Spanish actor Francisco (Paco) Rabal died Wednesday August 29 on his way home to Spain from the Montreal World Film Festival, where he was part of a tribute this week.

Rabal was also scheduled to receive a Donostia Award at next month's San Sebastian International Film Festival. The Spanish Festival released a statement mourning the loss of an actor, friend and man who was "always faithful to his ideas and principles [and] will be impossible to forget."

Rabal, 75, burst onto the international scene in the 1960s thanks to director Luis Bunuel and films such as Father Nazario (Nazarin, 1958), Viridiano (1961) and Belle De Jour (1966).

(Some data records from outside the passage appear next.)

@@ -466,6 +498,55 @@
       __syncwarp();
       if (lane == 0) ptx::mbar_arrive(&acc_empty[acc]);
     }
+    for (; t < t_end; ++t) {
+      const ChainTask tk = tasks[t];
+      const ChainAdamDesc* a = adams + tk.gemm;
+      const int e = threadIdx.x - 64;
+      const int off = tk.tile * kChainAdamChunk;
+      const int n4 = min(kChainAdamChunk, a->n - off) / 4;
+      float4* p = reinterpret_cast<float4*>(a->p + off);
+      float4* m = reinterpret_cast<float4*>(a->m + off);
+      float4* v = reinterpret_cast<float4*>(a->v + off);
+      float4* target = reinterpret_cast<float4*>(a->target + off);
+      const bool do_polyak = a->target != nullptr && (a->polyak_flag == nullptr || *a->polyak_flag != 0);
+      const float ss = a->hyper->step_size, bc2s = a->hyper->bc2_sqrt, tau = a->tau, omt = 1.f - tau;
+      const int s = tk.split % kStages;
+      float4 tv[2];
+#pragma unroll
+      for (int j = 0; j < 2; ++j)
+        if (do_polyak && e + 256 * j < n4) tv[j] = __ldcs(target + e + 256 * j);
+      ptx::mbar_wait(&full_bar[s], (tk.split / kStages) & 1);
+      if (threadIdx.x == 64) stamp(t - t_begin, 5);
+      const float4* st = reinterpret_cast<const float4*>(smem + s * kStageBytes);
+#pragma unroll
+      for (int j = 0; j < 2; ++j) {
+        const int i = e + 256 * j;
+        if (i < n4) {
+          float4 pv = st[i], mv = st[kChainAdamChunk / 2 + i], vv = st[3 * kChainAdamChunk / 4 + i];
+          const float4 gv = st[kChainAdamChunk / 4 + i];
+          adam_elem(pv.x, gv.x, mv.x, vv.x, ss, bc2s);
+          adam_elem(pv.y, gv.y, mv.y, vv.y, ss, bc2s);
+          adam_elem(pv.z, gv.z, mv.z, vv.z, ss, bc2s);
+          adam_elem(pv.w, gv.w, mv.w, vv.w, ss, bc2s);
+          p[i] = pv;
+          __stcs(m + i, mv);
+          __stcs(v + i, vv);
+          if (do_polyak) {
+            float4 tt = tv[j];
+            tt.x = polyak_elem(pv.x, tt.x, tau, omt);
+            tt.y = polyak_elem(pv.y, tt.y, tau, omt);
+            tt.z = polyak_elem(pv.z, tt.z, tau, omt);
+            tt.w = polyak_elem(pv.w, tt.w, tau, omt);
+            __stcs(target + i, tt);
+          }
+        }
+      }
+      epilogue_bar();
+      if (threadIdx.x == 64) {
+        ptx::mbar_arrive(&empty_bar[s]);
+        stamp(t - t_begin, 7);
+      }
+    }
   }
   ptx::pdl_launch_dependents();
   ptx::tc_fence_before_sync();
@@ -509,6 +590,16 @@
   f.writes.push_back(range_of(a.epi.pre_out, a.M, a.epi.ld_pre, a.N));
   return f;
 }
+Footprint footprint(const ChainAdamArgs& a) {
+  Footprint f;
+  const long long n = (long long)a.n;
+  for (const float* x : {(const float*)a.p, (const float*)a.m, (const float*)a.v, (const float*)a.target}) {
+    f.reads.push_back(range_of(x, 1, 0, n));
+    f.writes.push_back(range_of(x, 1, 0, n));
+  }
+  f.reads.push_back(range_of(a.g, 1, 0, n));
+  return f;
+}
 bool conflicts(const Footprint& earlier, const Footprint& later) {
   for (const Range& w : earlier.writes) {
     for (const Range& r : later.reads)
@@ -521,6 +612,8 @@
       if (w.overlaps(r)) return true;
   return false;
 }
+
+bool aligned16_host(const void* p) { return (reinterpret_cast<uintptr_t>(p) & 15) == 0; }
 
 unsigned long long* g_chain_dbg = nullptr;
 
@@ -557,8 +650,14 @@
   if (dev_) cudaFree(dev_);
 }
 
-bool GemmChain::matches(const std::vector<GemmArgs>& seq) const {
-  if (seq.size() != seq_.size()) return false;
+bool GemmChain::matches(const std::vector<GemmArgs>& seq, const std::vector<ChainAdamArgs>& adam) const {
+  if (seq.size() != seq_.size() || adam.size() != adam_.size()) return false;
+  for (size_t i = 0; i < adam.size(); ++i) {
+    const ChainAdamArgs &x = adam[i], &y = adam_[i];
+    if (x.p != y.p || x.g != y.g || x.m != y.m || x.v != y.v || x.n != y.n || x.hyper != y.hyper || x.target != y.target ||
+        x.tau != y.tau || x.polyak_flag != y.polyak_flag)
+      return false;
+  }
   for (size_t i = 0; i < seq.size(); ++i) {
     const GemmArgs &x = seq[i], &y = seq_[i];
     if (x.M != y.M || x.N != y.N || x.K != y.K || x.A != y.A || x.B != y.B || x.C != y.C || x.lda != y.lda ||
@@ -571,12 +670,21 @@
   return true;
 }
 
-void GemmChain::build(const std::vector<GemmArgs>& seq, int force_bn, int force_split) {
+void GemmChain::build(const std::vector<GemmArgs>& seq, const std::vector<ChainAdamArgs>& adam, int force_bn,
+                      int force_split) {
   RLREP_CHECK(dev_ == nullptr, "chain already built");
   RLREP_CHECK(!seq.empty(), "empty chain");
-  const int n = (int)seq.size();
+  const int n = (int)seq.size(), na = (int)adam.size();
   for (const GemmArgs& a : seq) RLREP_CHECK(chain_eligible(a), "GEMM cannot be a member of a chain");
+  for (const ChainAdamArgs& a : adam) {
+    RLREP_CHECK(a.p && a.g && a.m && a.v && a.hyper && a.n > 0 && a.n % 4 == 0 && a.n < (1u << 30),
+                "chain optimiser item: p, g, m, v, hyper and a length that is a positive multiple of 4");
+    RLREP_CHECK(aligned16_host(a.p) && aligned16_host(a.g) && aligned16_host(a.m) && aligned16_host(a.v) &&
+                    aligned16_host(a.target),
+                "chain optimiser item: 16-byte aligned tensors");
+  }
   seq_ = seq;
+  adam_ = adam;
   int n_sm = kNumSMs;
   {
     int dev = 0;
@@ -617,6 +725,28 @@
     RLREP_CHECK((int)deps[j].size() <= kChainMaxDeps, "a chain GEMM has too many direct dependencies");
   }
   levels_ = 1 + *std::max_element(level.begin(), level.end());
+  std::vector<Footprint> fpa(na);
+  std::vector<std::vector<int>> adeps(na);
+  std::vector<int> alevel(na, 0);
+  for (int x = 0; x < na; ++x) {
+    fpa[x] = footprint(adam[x]);
+    for (int y = 0; y < x; ++y) RLREP_CHECK(!conflicts(fpa[y], fpa[x]), "chain optimiser items overlap");
+    std::vector<int> direct;
+    const Range tgt = range_of(adam[x].target, 1, 0, (long long)adam[x].n);
+    for (int i = 0; i < n; ++i) {
+      for (const Range& w : fp[i].writes)
+        RLREP_CHECK(!w.overlaps(tgt), "a chain GEMM writes the Polyak target of an optimiser item");
+      if (conflicts(fp[i], fpa[x])) direct.push_back(i);
+    }
+    for (int i : direct) {
+      bool implied = false;
+      for (int k : direct)
+        if (k != i && reach[k][i]) implied = true;
+      if (!implied) adeps[x].push_back(i);
+      alevel[x] = std::max(alevel[x], level[i] + 1);
+    }
+    RLREP_CHECK((int)adeps[x].size() <= kChainMaxDeps, "a chain optimiser item has too many direct dependencies");
+  }
 
   std::vector<int> bn(n), split(n), share(n), first_cta(n), dist(n, 0);
   const int dist_mode = env_int("RLREP_CHAIN_DIST", 1);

In 1984 Rabal received a best actor award at Cannes for Mario Camus' The Holy Innocents (Los Santos Inocentes). More recently he was given a standing ovation when he won Spain's best actor Goya award in 1999 for his role in Carlos Saura's Goya In Bordeaux (Goya En Burdeos). He had been honored with many of Spain's most prestigious national film awards over the years.

An accomplished stage actor with film writing and directing credits to his name as well, Rabal acted in close to 200 feature films in a career spanning more than half a century. His wife of 50 years, Asuncion Balaguer, is also an actress, as is his grandson Liberto Rabal (Live Flesh).

The San Sebastian Festival says it will carry through on plans to honor Rabal in its forthcoming September edition. Rabal and wife Balaguer both appear in Mexican director Beto Gomez's El Sueno Del Caiman, which screens in the new directors competition at San Sebastian.